The majority of property managers or managing agents are unlikely to be the Principle Accountable Person (PAP) under the Act but it is in the nature of their position they find themselves acting as enablers. Akin to GPs in the healthcare sector, their skills and knowledge are broad and varied and they are playing a role in landing the new regime, but it is important they are aware of their own professional limitations when it comes to fire safety and general health and safety. Much like a GP, they often need to refer their ‘patients’ to a specialist to get the best diagnosis and result. In cases of high-rise residential buildings, this will include instructing third-party fire safety and risk professionals to undertake the critical investigations, surveys and reports required by the new regime.
In conclusion
Clearly, we are still at the early stages of the new regime, and it will be some time until we see the full implementation of the new regulations – not least because secondary legislation is still to come, rumoured this September. The timetable is ambitious, but it’s important to maintain the momentum that has picked up in the recent months. The Property Institute, for one, has been signalling and anticipating the details of the regime, and supporting our sector in its role as gatekeepers and enablers.
Regulatory timeline
April 2023
- Registration with BSR opened for existing occupied high-rise residential buildings
October 2023
- Registration deadline for existing occupied buildings, including Key Building Information. From now on, all new buildings must be registered before being occupied.
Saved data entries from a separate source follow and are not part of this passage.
__global__ __launch_bounds__(256) void k_rp_bn_relu_pool_v4_frag(const bf16_t* __restrict__ y, int H, int W,
                                                                 const float2* __restrict__ aff,
                                                                 float* __restrict__ part) {
  __shared__ float red[2][C5];
  const int b = blockIdx.y, reg = blockIdx.x / POOL_SPLIT, sp = blockIdx.x % POOL_SPLIT;
  const int i = reg / 4, j = reg % 4;
  const int cp = threadIdx.x & 127, ql = threadIdx.x >> 7;
  const int nh = cp >> 6, np = (cp >> 4) & 3, r = cp & 15, n0 = nh * 128 + 32 * np + r, n1 = n0 + 16;
  const int ya = (i * H) / 4, yb = ((i + 1) * H + 3) / 4, xa = (j * W) / 4, xb = ((j + 1) * W + 3) / 4;
  const int rows = yb - ya;
  const int r0 = ya + (rows * sp) / POOL_SPLIT, r1 = ya + (rows * (sp + 1)) / POOL_SPLIT;
  const int qa = xa >> 2, nq = ((xb + 3) >> 2) - qa;
  const int tiles_x = (W + C4_TW - 1) / C4_TW, tiles_y = (H + C4_TH - 1) / C4_TH;
  const float2 a0 = aff[n0], a1 = aff[n1];
  float s0 = 0.f, s1 = 0.f;
  constexpr int PU = 8;
  int yy = r0, k = ql;
  while (k >= nq) {
    k -= nq;
    ++yy;
  }
  while (yy < r1) {
    uint4 v[PU];
    int xqs[PU];
    bool ok[PU];
#pragma unroll
    for (int u = 0; u < PU; ++u) {
      ok[u] = yy < r1;
      const int ry = ok[u] ? yy : r1 - 1, xq = (qa + (ok[u] ? k : 0)) * 4;
      xqs[u] = xq;
      const long long tile = ((long long)b * tiles_y + ry / C4_TH) * tiles_x + xq / C4_TW;
      const int ly = ry % C4_TH, lx = xq % C4_TW;
      const int wave = ly >> 1, mi = (ly & 1) * 2 + (lx >> 4), g = (lx & 15) >> 2;
      v[u] = *reinterpret_cast<const uint4*>(y + (((((2 * tile + nh) * 8 + wave) * 4 + mi) * 4 + np) * 64 + g * 16 + r) * 8);
      k += 2;
      while (k >= nq) {
        k -= nq;
        ++yy;
      }
    }
#pragma unroll
    for (int u = 0; u < PU; ++u) {
      const uint32_t w0[4] = {v[u].x, v[u].y, v[u].z, v[u].w};
#pragma unroll
      for (int e = 0; e < 4; ++e) {
        const int xx = xqs[u] + e;
        if (ok[u] && xx >= xa && xx < xb) {
          const float c0 = bf16_to_f32((bf16_t)(e & 1 ? w0[e >> 1] >> 16 : w0[e >> 1] & 0xffff));
          const float c1 = bf16_to_f32((bf16_t)(e & 1 ? w0[2 + (e >> 1)] >> 16 : w0[2 + (e >> 1)] & 0xffff));
          s0 += fmaxf(c0 * a0.x + a0.y, 0.f);
          s1 += fmaxf(c1 * a1.x + a1.y, 0.f);
        }
      }
    }
  }
  red[ql][n0] = s0;
  red[ql][n1] = s1;
  __syncthreads();
  const int c = threadIdx.x;
  part[(((long long)b * 16 + reg) * POOL_SPLIT + sp) * C5 + c] = red[0][c] + red[1][c];
}

__global__ __launch_bounds__(256) void k_rp_pool_finish_v4(const float* __restrict__ ip, int B, int H, int W,
                                                           float* __restrict__ pooled) {
  const int b = blockIdx.y, reg = blockIdx.x, i = reg / 4, j = reg % 4, c = threadIdx.x;
  const int nh = c >> 7, cc = c & 127;
  const int rh = H >> 2, rw = W >> 2;
  const int tiles_x = W / C4_TW, tiles_y = (H + C4_TH - 1) / C4_TH;
  const int ty0 = (i * rh) / C4_TH, ty1 = ((i + 1) * rh - 1) / C4_TH;
  const int tx0 = (j * rw) / C4_TW, tx1 = ((j + 1) * rw - 1) / C4_TW;
  float s = 0.f;
  for (int ty = ty0; ty <= ty1; ++ty)
    for (int tx = tx0; tx <= tx1; ++tx) {
      const int slot = (i - (ty * C4_TH) / rh) * 2 + (j - (tx * C4_TW) / rw);
      const long long tile = ((long long)b * tiles_y + ty) * tiles_x + tx;
      s += ip[((2 * tile + nh) * 4 + slot) * 128 + cc];
    }
  pooled[((long long)b * C5 + c) * 16 + reg] = s / (float)(rh * rw);
}

__global__ __launch_bounds__(256) void k_c4_pad_zero(bf16_t* __restrict__ att, int H, int W) {
  c4_pad_body(att, H, W, blockIdx.x, blockIdx.y, gridDim.x);
}

inline int gate_grid(int B, int H, int W) {
  return (int)std::min<long long>((long long)B * ((W + 31) / 32) * ((H + 7) / 8), device_cus());
}

template <int MODE>
int conv5_launch(const bf16_t* att, int B, int H, int W, const char* blob, const Layout& L, const float2* aff5,
                 bf16_t* y, float* out, hipStream_t s) {
  static const hipError_t sattr = hipFuncSetAttribute((const void*)k_rp_conv5_v4<MODE>,
                                                      hipFuncAttributeMaxDynamicSharedMemorySize, (int)C4_SMEM);
  if (sattr != hipSuccess) return (int)sattr;
  const int gcv = conv4_grid(B, H, W);
  k_rp_conv5_v4<MODE><<<gcv, 512, C4_SMEM, s>>>(att, B, H, W, blob, L, aff5, y, out, gcv % 16 == 0);
  return RGBD_OK;
}

}

namespace rgbd::rp {

int gate(const bf16_t* fus, int B, int H, int W, const char* blob, const Layout& L, const float2* aff2, bf16_t* att,
         hipStream_t s) {
  TimerScope ts("rp_chain", s);
  static const hipError_t gattr =
      hipFuncSetAttribute((const void*)k_rp_gate, hipFuncAttributeMaxDynamicSharedMemorySize, (int)GT_SMEM);
  if (gattr != hipSuccess) return (int)gattr;
  k_rp_gate<<<gate_grid(B, H, W), 512, GT_SMEM, s>>>(fus, B, H, W, blob, L, aff2, att);
  return RGBD_OK;
}

int c4_pad_zero(bf16_t* att, int B, int H, int W, hipStream_t s) {
  k_c4_pad_zero<<<dim3(8, B * 4), 256, 0, s>>>(att, H, W);
  return RGBD_OK;
}

long long conv4_tiles(int B, int H, int W) {
  return (long long)B * ((W + C4_TW - 1) / C4_TW) * ((H + C4_TH - 1) / C4_TH);
}
int conv4_grid(int B, int H, int W) { return 2 * (int)std::min<long long>(conv4_tiles(B, H, W), device_cus() / 2); }
bool conv4_pool_fused(int H, int W) { return H % 4 == 0 && W % 64 == 0 && H >= 64 && W >= 128; }

int conv5_v4(int mode, const bf16_t* att, int B, int H, int W, const char* blob, const Layout& L, const float2* aff5,
             bf16_t* y, float* out, hipStream_t s) {
  TimerScope ts("rp_conv3x3", s);
  return mode == 0   ? conv5_launch<0>(att, B, H, W, blob, L, aff5, y, out, s)
         : mode == 1 ? conv5_launch<1>(att, B, H, W, blob, L, aff5, y, out, s)
                     : conv5_launch<2>(att, B, H, W, blob, L, aff5, y, out, s);
}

- Building inspector and building control approver registers open.
- The BSR becomes the new building control authority for high-rise residential buildings.
- From 1 October 2023, developers must apply to the BSR for building-control approval before commencing work on any high-rise buildings.
April 2024
- The BSR will start to call in buildings for assessment and issue Building Assessment Certificates, where Safety Case Reports will be reviewed.
Andrew Bulmer is chief executive at The Property Institute.